The Unraveling of Cassidy Holmes
“But not anymore . . . ?”
“No.” She was quiet for a moment. “When she was diagnosed with leukemia, we’d already been broken up for a while, and she made it clear to me that I should still keep living my life—as much as I can, with this pop deal going on, anyway. I still care for her, obviously.” She shrugged one shoulder. “But it’s water under the bridge now.”
I wanted to tell her I could relate—I still cared for Alex, no matter what had happened between us—but it didn’t seem like the right time. I had the urge to swipe her hair away from her face gently with my fingertips, but instead I said, very softly, “Okay.”
Rose made no motion to get rid of me, and truth be told, I didn’t want to leave. We lay in comfortable silence as the room ticked warmer and the clock ticked later. Before I knew it, I was dozing off, and I felt safe for the first time in a while.
27.
May 2002
Prime Tour: Northeast United States
Cassidy
I thought that I would feel relief once we touched down in New York—we’d be home, Emily would join us with Penny, we’d have better access to Peter—yet my anxiety about the tabloids continued to grow. Peter had been strangely quiet the last few days of the European tour and had called Ian for only a brief chat while we were in Paris. I turned off my phone because the incessant ringing was running down my battery, but when I’d switch it on, Edie’s and Joanna’s messages filled my in-box first with worried voices, then exasperated ones. I returned calls only to my mother, though I told her to ignore half the things that were printed. “Which half?” she asked, annoyed.

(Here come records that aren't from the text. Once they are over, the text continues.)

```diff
+                for (int ks = 0; ks < 4; ++ks) vt[ks] = *reinterpret_cast<const bf16x8 *>(lds + vt_rd[ks]);
+                sched_fence();
+                static_for<0, 4>([&](auto kc) __attribute__((always_inline)) {
+                    constexpr int ks = decltype(kc)::value;
+                    o = mfma(vt[ks], pf[ks], o);
+                    if constexpr (NEXT != 2) {
+                        pack_qkv(std::integral_constant<int, 2 * ks>{});
+                        pack_qkv(std::integral_constant<int, 2 * ks + 1>{});
+                    }
+                    sched_fence();
+                });
+            }
             bf16x8 of[2];
-            frag_from_acc(o, of);
+            auto scale_o = [&](auto pc) __attribute__((always_inline)) {
+                constexpr int p = decltype(pc)::value;
+                const f32x2 v = {o[2 * p] * inv, o[2 * p + 1] * inv};
+                reinterpret_cast<bf16x2 *>(&of[p / 4])[p % 4] = __builtin_convertvector(v, bf16x2);
+            };
+            static_for<0, 4>(scale_o);
             STAMP(5);
             if constexpr (NEXT == 0) dma_wait<12>();
             if constexpr (NEXT == 1) dma_wait<8>();
@@ -443,23 +468,25 @@
             asm volatile("s_waitcnt lgkmcnt(0)" ::: "memory");
             __builtin_amdgcn_s_barrier();
             sched_fence();
+            asm volatile("" : "+a"(o));
             STAMP(6);
             {
                 const char *wo = lds + L_WO;
                 bf16x8 a[PD];
                 static_for<0, PD>([&](auto ic) __attribute__((always_inline)) {
                     constexpr int i = decltype(ic)::value;
-                    a[i] = load_w<4>(wo, lo, i / 2, i % 2);
+                    a[i] = load_w<4>(wo, lo, i % 8, i / 8);
                 });
                 sched_fence();
                 static_for<0, 16>([&](auto ic) __attribute__((always_inline)) {
                     constexpr int i = decltype(ic)::value;
-                    R[i / 2] = mfma(a[i % PD], of[i % 2], R[i / 2]);
-                    if constexpr (i + PD < 16) a[i % PD] = load_w<4>(wo, lo, (i + PD) / 2, (i + PD) % 2);
-                    if constexpr (NEXT != 2 && i < 12) pack_qkv(ic);
-                    if constexpr (NEXT != 2 && i == 12) store_kv();
+                    R[i % 8] = mfma(a[i % PD], of[i / 8], R[i % 8]);
+                    if constexpr (i + PD < 16) a[i % PD] = load_w<4>(wo, lo, (i + PD) % 8, (i + PD) / 8);
+                    if constexpr (i % 2 == 1 && i < 8) scale_o(std::integral_constant<int, 4 + i / 2>{});
+                    if constexpr (NEXT != 2) pack_qkv(std::integral_constant<int, 8 + i>{});
                     sched_fence();
                 });
+                if constexpr (NEXT != 2) store_kv();
             }
             STAMP(7);
             dma_wait_all();
@@ -483,15 +510,10 @@
         bf16x8 hf[4];
         auto pack_h = [&](auto nc, const f32x16 &g0, const f32x16 &g1) __attribute__((always_inline)) {
             constexpr int n = decltype(nc)::value, k = n / 4, q = n % 4;
-            for (int j = 0; j < 2; ++j) {
-                if constexpr (k < 2) hf[k][2 * q + j] = (__bf16)g0[8 * (k & 1) + 2 * q + j];
-                else hf[k][2 * q + j] = (__bf16)g1[8 * (k & 1) + 2 * q + j];
-            }
-            if constexpr (q == 3) {
-                s16x2 *p2 = reinterpret_cast<s16x2 *>(&hf[k]);
-                const s16x2 zero = {0, 0};
-                for (int u = 0; u < 4; ++u) p2[u] = __builtin_elementwise_max(p2[u], zero);
-            }
+            const f32x16 &g = k < 2 ? g0 : g1;
+            const f32x2 v = {g[8 * (k & 1) + 2 * q], g[8 * (k & 1) + 2 * q + 1]};
+            const s16x2 zero = {0, 0};
+            reinterpret_cast<s16x2 *>(&hf[k])[q] = __builtin_elementwise_max(__builtin_bit_cast(s16x2, __builtin_convertvector(v, bf16x2)), zero);
         };
         auto ffn_chain = [&](auto with1_tag, auto with2_tag, int c1, int c2, f32x16 &n0, f32x16 &n1, const f32x16 &g0, const f32x16 &g1,
                              auto fetch) __attribute__((always_inline)) {
@@ -511,6 +533,7 @@
             static_for<0, PD>(rd);
             if constexpr (!WITH1 && WITH2) static_for<0, 16>([&](auto nc) __attribute__((always_inline)) { pack_h(nc, g0, g1); });
             sched_fence();
+            if constexpr (WITH1 && WITH2) asm volatile("" : "+a"(const_cast<f32x16 &>(g0)), "+a"(const_cast<f32x16 &>(g1)));
             static_for<0, NS>([&](auto ic) __attribute__((always_inline)) {
                 constexpr int i = decltype(ic)::value;
                 if constexpr (i < N1) {
```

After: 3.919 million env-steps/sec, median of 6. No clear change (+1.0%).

As we disembarked at JFK, the paparazzi swarm emerged. All I could do was keep my lips together, heeding Justine’s inexplicably vague advice: “Just don’t comment on it.”
I’d also hoped that the removal of my cast would dampen the rumor mill—with the visual reminder gone, maybe the questions and speculation would fade—but when we peeked at the Madison Square Garden crowd preshow, scattered fan signs announced their opinions on the matter. Why wouldn’t people let it go? The longer it went on, the worse I started to feel about Alex. He didn’t deserve this.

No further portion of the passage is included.